MATERIAL PROVIDED section start

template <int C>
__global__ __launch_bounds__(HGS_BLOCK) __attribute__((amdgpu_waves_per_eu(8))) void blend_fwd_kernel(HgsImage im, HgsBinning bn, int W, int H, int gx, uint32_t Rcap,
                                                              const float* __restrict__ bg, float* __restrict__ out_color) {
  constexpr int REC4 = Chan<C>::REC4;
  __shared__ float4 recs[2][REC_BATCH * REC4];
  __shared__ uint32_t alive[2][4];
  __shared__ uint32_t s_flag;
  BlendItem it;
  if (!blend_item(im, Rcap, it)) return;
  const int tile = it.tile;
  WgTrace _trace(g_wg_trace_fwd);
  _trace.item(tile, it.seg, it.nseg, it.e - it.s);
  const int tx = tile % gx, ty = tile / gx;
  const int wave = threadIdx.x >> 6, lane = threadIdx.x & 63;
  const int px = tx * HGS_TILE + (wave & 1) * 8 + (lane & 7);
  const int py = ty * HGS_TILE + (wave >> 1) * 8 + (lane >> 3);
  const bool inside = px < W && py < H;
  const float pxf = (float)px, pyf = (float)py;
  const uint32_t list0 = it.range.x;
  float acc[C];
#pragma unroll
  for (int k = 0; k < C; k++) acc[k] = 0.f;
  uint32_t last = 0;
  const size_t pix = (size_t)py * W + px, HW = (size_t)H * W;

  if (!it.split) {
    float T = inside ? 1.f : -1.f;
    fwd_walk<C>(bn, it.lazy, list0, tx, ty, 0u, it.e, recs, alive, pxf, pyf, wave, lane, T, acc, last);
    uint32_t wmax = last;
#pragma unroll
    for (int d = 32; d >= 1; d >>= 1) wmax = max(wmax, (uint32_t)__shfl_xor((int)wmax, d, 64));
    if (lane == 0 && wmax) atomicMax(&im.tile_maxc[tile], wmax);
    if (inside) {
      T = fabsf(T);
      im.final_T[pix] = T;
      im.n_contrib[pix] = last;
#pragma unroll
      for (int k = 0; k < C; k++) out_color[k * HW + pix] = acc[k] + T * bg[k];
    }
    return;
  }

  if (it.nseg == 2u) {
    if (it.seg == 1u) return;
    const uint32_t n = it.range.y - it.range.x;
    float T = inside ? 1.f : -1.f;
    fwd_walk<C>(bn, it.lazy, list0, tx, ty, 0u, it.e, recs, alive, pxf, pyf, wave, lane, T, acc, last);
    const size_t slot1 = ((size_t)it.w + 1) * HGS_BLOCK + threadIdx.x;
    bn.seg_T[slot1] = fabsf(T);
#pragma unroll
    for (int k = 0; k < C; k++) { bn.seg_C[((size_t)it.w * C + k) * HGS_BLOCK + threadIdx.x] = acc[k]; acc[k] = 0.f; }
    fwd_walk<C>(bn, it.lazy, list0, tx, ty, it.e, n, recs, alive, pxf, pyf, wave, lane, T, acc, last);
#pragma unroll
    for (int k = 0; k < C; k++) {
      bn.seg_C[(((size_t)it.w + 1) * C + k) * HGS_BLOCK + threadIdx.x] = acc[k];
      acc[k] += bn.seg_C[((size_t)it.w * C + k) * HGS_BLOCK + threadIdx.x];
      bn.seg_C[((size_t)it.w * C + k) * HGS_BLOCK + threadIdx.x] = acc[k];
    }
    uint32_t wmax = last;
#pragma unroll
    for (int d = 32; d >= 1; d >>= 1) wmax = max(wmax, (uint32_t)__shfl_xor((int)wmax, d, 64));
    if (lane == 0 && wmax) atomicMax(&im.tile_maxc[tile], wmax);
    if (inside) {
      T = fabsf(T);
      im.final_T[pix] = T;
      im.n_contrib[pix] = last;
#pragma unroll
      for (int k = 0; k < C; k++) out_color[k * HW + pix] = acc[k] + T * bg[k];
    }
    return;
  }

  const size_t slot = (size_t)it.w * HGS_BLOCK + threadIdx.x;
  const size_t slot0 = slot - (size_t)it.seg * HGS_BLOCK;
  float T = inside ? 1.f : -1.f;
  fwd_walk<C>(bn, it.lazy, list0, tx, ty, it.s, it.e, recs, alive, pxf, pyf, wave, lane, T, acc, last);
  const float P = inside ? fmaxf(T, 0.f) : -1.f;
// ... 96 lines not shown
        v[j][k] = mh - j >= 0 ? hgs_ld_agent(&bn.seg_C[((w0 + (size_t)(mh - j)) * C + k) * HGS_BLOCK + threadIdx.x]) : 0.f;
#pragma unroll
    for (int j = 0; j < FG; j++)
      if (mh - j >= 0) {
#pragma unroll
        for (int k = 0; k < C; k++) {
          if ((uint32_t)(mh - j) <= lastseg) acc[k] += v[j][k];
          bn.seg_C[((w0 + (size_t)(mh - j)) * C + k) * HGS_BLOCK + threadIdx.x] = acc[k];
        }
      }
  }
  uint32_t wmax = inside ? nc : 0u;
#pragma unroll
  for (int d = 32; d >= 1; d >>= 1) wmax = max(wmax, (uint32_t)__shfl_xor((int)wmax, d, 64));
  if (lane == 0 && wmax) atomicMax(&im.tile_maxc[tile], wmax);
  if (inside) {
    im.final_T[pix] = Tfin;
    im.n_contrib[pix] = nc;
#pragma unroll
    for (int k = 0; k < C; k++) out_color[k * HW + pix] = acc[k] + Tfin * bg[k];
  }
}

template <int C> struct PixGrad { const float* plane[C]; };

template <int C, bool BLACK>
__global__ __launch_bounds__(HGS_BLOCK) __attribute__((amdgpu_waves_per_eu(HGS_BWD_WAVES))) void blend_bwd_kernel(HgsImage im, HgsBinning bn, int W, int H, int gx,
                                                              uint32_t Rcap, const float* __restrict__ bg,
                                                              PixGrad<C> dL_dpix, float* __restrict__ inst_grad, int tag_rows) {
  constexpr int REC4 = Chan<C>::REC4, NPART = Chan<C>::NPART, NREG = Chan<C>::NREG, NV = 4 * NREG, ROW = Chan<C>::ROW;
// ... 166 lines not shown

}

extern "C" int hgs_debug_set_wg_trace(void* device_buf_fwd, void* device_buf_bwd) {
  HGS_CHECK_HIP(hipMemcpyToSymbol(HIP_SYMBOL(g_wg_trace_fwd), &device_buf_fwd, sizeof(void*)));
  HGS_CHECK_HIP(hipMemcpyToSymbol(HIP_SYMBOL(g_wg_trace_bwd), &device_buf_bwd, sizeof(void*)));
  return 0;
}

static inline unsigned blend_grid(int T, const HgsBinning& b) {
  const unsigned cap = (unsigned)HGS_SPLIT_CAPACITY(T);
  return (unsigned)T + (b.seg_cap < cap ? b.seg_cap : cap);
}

MATERIAL PROVIDED section end
MATERIAL PROVIDED section start

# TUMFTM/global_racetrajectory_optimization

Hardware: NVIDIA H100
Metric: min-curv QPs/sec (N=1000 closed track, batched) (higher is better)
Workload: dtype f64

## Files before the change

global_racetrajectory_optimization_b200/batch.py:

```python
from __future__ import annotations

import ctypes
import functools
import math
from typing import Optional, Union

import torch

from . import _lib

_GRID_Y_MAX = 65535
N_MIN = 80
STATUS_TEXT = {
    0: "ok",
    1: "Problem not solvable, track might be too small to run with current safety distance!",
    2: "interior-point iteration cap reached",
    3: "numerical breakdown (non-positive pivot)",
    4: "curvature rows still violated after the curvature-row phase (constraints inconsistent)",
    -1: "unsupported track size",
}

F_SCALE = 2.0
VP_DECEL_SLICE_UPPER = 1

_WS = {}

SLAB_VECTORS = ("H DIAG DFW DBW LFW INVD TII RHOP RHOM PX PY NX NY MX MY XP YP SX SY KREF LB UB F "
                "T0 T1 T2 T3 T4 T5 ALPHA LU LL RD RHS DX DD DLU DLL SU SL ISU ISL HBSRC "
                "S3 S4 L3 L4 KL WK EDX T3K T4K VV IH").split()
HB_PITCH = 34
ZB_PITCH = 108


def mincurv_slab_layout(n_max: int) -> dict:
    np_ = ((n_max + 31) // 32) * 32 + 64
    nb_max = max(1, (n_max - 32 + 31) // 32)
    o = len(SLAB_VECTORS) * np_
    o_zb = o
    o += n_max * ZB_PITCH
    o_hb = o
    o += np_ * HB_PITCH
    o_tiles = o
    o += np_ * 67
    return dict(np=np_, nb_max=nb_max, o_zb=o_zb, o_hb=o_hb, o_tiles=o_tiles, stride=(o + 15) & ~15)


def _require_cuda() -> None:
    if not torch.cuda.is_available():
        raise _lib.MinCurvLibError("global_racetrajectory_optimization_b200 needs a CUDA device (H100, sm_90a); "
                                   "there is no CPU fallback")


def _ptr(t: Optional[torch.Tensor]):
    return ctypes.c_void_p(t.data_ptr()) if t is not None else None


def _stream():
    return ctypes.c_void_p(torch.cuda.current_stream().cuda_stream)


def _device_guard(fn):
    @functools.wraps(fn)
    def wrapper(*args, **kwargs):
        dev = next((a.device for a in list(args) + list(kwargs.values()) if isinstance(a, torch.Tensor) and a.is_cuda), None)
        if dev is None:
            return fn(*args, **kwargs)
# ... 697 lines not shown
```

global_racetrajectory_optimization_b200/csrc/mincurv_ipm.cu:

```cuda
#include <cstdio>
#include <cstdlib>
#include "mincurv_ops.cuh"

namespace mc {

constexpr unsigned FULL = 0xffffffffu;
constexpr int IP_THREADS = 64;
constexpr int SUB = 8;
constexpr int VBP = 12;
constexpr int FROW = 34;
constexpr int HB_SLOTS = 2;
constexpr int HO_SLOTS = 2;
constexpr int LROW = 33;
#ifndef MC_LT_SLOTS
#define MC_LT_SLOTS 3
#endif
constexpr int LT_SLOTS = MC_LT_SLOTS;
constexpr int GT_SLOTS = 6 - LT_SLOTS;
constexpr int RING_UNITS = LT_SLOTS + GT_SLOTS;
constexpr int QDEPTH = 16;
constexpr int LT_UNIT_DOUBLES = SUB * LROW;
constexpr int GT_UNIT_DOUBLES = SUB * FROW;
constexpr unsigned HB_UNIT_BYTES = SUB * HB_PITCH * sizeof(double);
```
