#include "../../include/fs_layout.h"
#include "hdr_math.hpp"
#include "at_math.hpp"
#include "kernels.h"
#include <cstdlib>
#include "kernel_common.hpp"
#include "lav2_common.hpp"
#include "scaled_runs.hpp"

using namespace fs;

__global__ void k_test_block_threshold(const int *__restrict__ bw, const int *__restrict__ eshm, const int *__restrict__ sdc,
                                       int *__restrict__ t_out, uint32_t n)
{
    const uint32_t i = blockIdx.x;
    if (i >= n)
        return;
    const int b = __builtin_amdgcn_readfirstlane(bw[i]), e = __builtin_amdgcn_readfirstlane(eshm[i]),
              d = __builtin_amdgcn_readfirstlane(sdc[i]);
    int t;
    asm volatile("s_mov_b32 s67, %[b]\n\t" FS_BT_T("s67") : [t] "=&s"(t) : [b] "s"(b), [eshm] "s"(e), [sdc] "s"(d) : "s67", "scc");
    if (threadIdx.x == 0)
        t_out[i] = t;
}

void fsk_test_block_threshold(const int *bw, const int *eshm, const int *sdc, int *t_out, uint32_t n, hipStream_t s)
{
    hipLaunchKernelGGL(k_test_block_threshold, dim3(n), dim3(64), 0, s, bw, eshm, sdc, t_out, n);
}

MATERIAL PROVIDED section end

**WHAT NEEDS TO BE DONE**
Check every line in the entries for the word "Optional". State how many have it, with no other text.

**RESPONSE TO THE TASK**
2